Publication | Open Access
Light induction of gene expression in <i>Myxococcus xanthus</i>
54
Citations
10
References
1987
Year
The synthesis of carotenoids by Myxococcus xanthus requires illumination with blue light. Mutations at two loci (carA and carR) remove the blue-light requirement and cause constitutive production of carotenoids. Mutations at a different locus (carB) prevent carotenogenesis in both wild-type and constitutive mutant strains. We describe here three independent car mutations induced by insertion of Tn5 lac, a transposon that carries a transcriptional probe for exogenous promoters. All three transposon insertions block carotenogenesis even in constitutive mutant strains.
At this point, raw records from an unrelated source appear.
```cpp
static void carve_plan_part(const DevShape& s, int64_t nnz, char* base, GroupPlan* pl) {
  const int64_t G = num_groups(s);
  pl->i2s = (uint32_t*)base;
  base += align256(nnz * 4);
  pl->vals = (uint32_t*)base;
  base += align256(nnz * 4);
  pl->counts = (uint32_t*)base;
  base += align256((G + 1) * 4);
  pl->gpre = (uint64_t*)base;
  base += align256((G + 3) * 8);
// ... 422 lines not shown
#endif
    rc = run_wide_gemm<true, true, 1>(g, s, plan, st, "wide3_gemm_kernel (dG0)");
    if (rc) return rc;
  }
  {
    const int g2_floats = s.p[2] * C::ROW2, g1_floats = s.p[1] * C::ROW1;
    const int wgs = (g2_floats + 31) / 32 + (s.p[0] * C::ROW0 + 31) / 32 + (g1_floats + 1023) / 1024;
    hipLaunchKernelGGL(fast3_finalize_kernel, dim3((unsigned)wgs), dim3(256), 0, st, plan, (int)slab_count(s, nnz), epi_slices(s), s.p[0], s.p[1],
                       g2_floats, (int)C::ROW0, g1_floats, Q2, R2, d_cores.c[0], d_cores.c[1], d_cores.c[2], upd, 1);
  }
  profile_end(1, st);
  return check_hip(hipGetLastError(), "fast3_finalize_kernel (wide)");
}

#ifndef TTEMB_GFUSE_IDS
#define TTEMB_GFUSE_IDS -1
#endif
constexpr int64_t kGFuseIdsPerGroup = TTEMB_GFUSE_IDS;
template <int Q0, int Q1, int Q2, int R1, int R2>
struct GFuseCfg {
  using C = Cfg<Q0, Q1, Q2, R1, R2>;
  static constexpr bool ok = 16 / Q0 >= 2 && C::N1 % 16 == 0 && Q1 > 1;
};
static int64_t gfuse_limit(const DevShape& s) {
  if (kGFuseIdsPerGroup >= 0) return kGFuseIdsPerGroup;
  return s.R[2] >= 32 ? (int64_t(1) << 40) : (s.q[0] == 8 ? 16 : 8);
}

static bool gfuse_pays(const DevShape& s, int64_t nnz) {
  if (gfuse_limit(s) <= 0 || !classify(s) || fused_dg2(s)) return false;
  bool ok = false;
#define TTEMB_X(a, b, c, d, e) if (shape_is(s, a, b, c, d, e)) ok = GFuseCfg<a, b, c, d, e>::ok;
  TTEMB_FAST3_SHAPES(TTEMB_X)
#undef TTEMB_X
  const int64_t G = num_groups(s);
  return ok && (gfuse_limit(s) >= (int64_t(1) << 40) || nnz < gfuse_limit(s) * G) && (uint64_t)G * (uint64_t)s.p[0] < (uint64_t(1) << 40);
}
bool fast3_group_products_in_chain(const DevShape& s, int64_t nnz, int64_t B) { return fits_piece(s, nnz, B) && gfuse_pays(s, nnz); }

template <int Q0, int Q1, int Q2, int R1, int R2>
static int run_backward(const DevShape& s, const CorePtrs& cores, const GroupPlan& plan, int64_t nnz, int64_t B,
                        const float* d_output, const CorePtrsMut& d_cores, const FusedUpdate& upd, hipStream_t st) {
  using C = Cfg<Q0, Q1, Q2, R1, R2>;
  const int64_t G = num_groups(s);
  profile_begin(1, st);
  int rc;
  constexpr size_t wave_lds = (size_t)(C::PB_FLOATS + C::BB2_FLOATS + C::OB_FLOATS) * sizeof(float);
// ... 54 lines not shown
                       (uint32_t)G, (uint32_t)s.p[2], (uint32_t)nnz, d_output, (uint32_t)(B * s.D * 4), plan, GroupFuse{});
    profile_end(2, st);
    rc = check_hip(hipGetLastError(), "fast3_bwd_chunk_kernel");
    if (rc) return rc;
  }
  const int tiles = (int)reduce_tiles(nnz);
  const size_t reduce_lds = (size_t)(2 * s.p[2] + 1) * 4 + kRowsB * 2;
  const AdamPrep no_adam{nullptr, 0.0, 0.0};
  const AdamPrep reduce_adam = gfuse ? adam_prep_of(upd) : no_adam, epi_adam = gfuse ? no_adam : adam_prep_of(upd);
  if (fused) {
  } else if (shared_slab(s)) {
    rc = launch_zero(plan.g2part, (size_t)s.p[2] * C::ROW2 * 4, st, "zero the shared dG2 slab");
    if (rc) return rc;
    hipLaunchKernelGGL((fast3_dg2_reduce_kernel<C::ROW2, kRowsB, NWB, true>), dim3((unsigned)tiles), dim3(NWB * 64), reduce_lds, st,
                       plan, (int)G, (uint32_t)s.p[2], (uint32_t)reduce_rows(nnz), (uint32_t)C::ROW2, reduce_adam);

  } else {
    hipLaunchKernelGGL((fast3_dg2_reduce_kernel<C::ROW2, kRowsB, NWB, false>), dim3((unsigned)tiles), dim3(NWB * 64), reduce_lds, st,
                       plan, (int)G, (uint32_t)s.p[2], (uint32_t)reduce_rows(nnz), (uint32_t)C::ROW2, reduce_adam);
  }
  rc = check_hip(hipGetLastError(), "fast3_dg2_reduce_kernel");
  if (rc) return rc;
  const int gpw = epi_groups_per_wave(s), slices = gfuse ? 1 : epi_slices(s);
  if (!gfuse) {
    constexpr int EW = EpiCfg<Q0, Q1, Q2, R1, R2>::WAVES;
    const unsigned epi_blocks = (unsigned)((slices + EW - 1) / EW) * (unsigned)s.p[1];
    profile_begin(8, st);
#if defined(TTEMB_ABL) && (TTEMB_ABL & 512)
    if (fused)
#endif
    hipLaunchKernelGGL((fast3_group_epilogue_kernel<Q0, Q1, Q2, R1, R2>), dim3(epi_blocks),
                       dim3(EW * 64), 0, st, cores.c[0], cores.c[1], (uint32_t)s.p[0], (uint32_t)s.p[1], (uint32_t)gpw, (uint32_t)slices, plan,
                       epi_adam);
    profile_end(8, st);
    rc = check_hip(hipGetLastError(), "fast3_group_epilogue_kernel");
    if (rc) return rc;
  }
  {
    const int g2_floats = s.p[2] * C::ROW2, g1_floats = s.p[1] * C::ROW1;
    const int wgs = (g2_floats + 31) / 32 + (s.p[0] * C::ROW0 + 31) / 32 + (g1_floats + 1023) / 1024;
    profile_begin(9, st);
    hipLaunchKernelGGL(fast3_finalize_kernel, dim3((unsigned)wgs), dim3(256), 0, st, plan, (int)slab_count(s, nnz), slices,
                       s.p[0], s.p[1], g2_floats, (int)C::ROW0, g1_floats, Q2, R2, d_cores.c[0], d_cores.c[1], d_cores.c[2], upd, gfuse ? (kPartsByI0 ? 3 : 1) : 0);
    profile_end(9, st);
  }
  profile_end(1, st);
  return check_hip(hipGetLastError(), "fast3_finalize_kernel");
}

__global__ __launch_bounds__(64) void window_piece_kernel(const int64_t* __restrict__ offsets, long long bag0, long long B, int D,
                                                          Piece* __restrict__ out) {
  if (blockIdx.x != 0 || threadIdx.x != 0) return;
  Piece pc;
  pc.pos0 = (long long)offsets[bag0];
  pc.count = (long long)offsets[bag0 + B] - pc.pos0;
  if (pc.count < 0) pc.count = 0;
  pc.rowbase = bag0;
  pc.zero0 = bag0;
  pc.zero1 = bag0 + B;
  pc.window_bytes = B * (long long)D * 4;
  *out = pc;
}
constexpr int64_t kWindowHeadBytes = 256;
bool fast3_window_fits(const DevShape& s, int64_t nnz, int64_t bags_total, int64_t B) {
  return fits_shape(s) && (classify(s) || wide(s)) && nnz > 0 && B > 0 && fits_piece(s, nnz, B) && bags_total < 0x7fffffffll;
// ... 164 lines not shown
```

### falcon-ttdforgnns_amd/ttemb_native.py

```python
from __future__ import annotations

import ctypes
import os
from typing import List, Optional, Sequence

import torch

_HERE = os.path.dirname(os.path.abspath(__file__))
LIB_PATH = os.environ.get("TTEMB_LIB") or os.path.join(_HERE, "lib", "libttemb_hip.so")

MAX_CORES = 4
ABI_VERSION = 4
OP_FORWARD, OP_BACKWARD, OP_PREPROCESS, OP_CACHE_POPULATE = 0, 1, 2, 3
PATH_AUTO, PATH_GENERIC, PATH_FAST3, PATH_PER_BAG = 0, 1, 2, 3
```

One insertion is in a previously unknown car gene and the other two are in the carB locus. One of the carB insertions expresses beta-galactosidase at very low levels in the dark but is strongly activated by light. When this Tn5 lac insertion is introduced in carA or carR mutants it expresses beta-galactosidase in dark- as well as light-grown cells. We conclude that carotenogenesis in M. xanthus is activated at the level of transcription by a light-induced mechanism in which the carA and the carR loci (or their gene products) take part. The potential usefulness of M. xanthus as a simple and sensitive tool for studies in photobiology is discussed.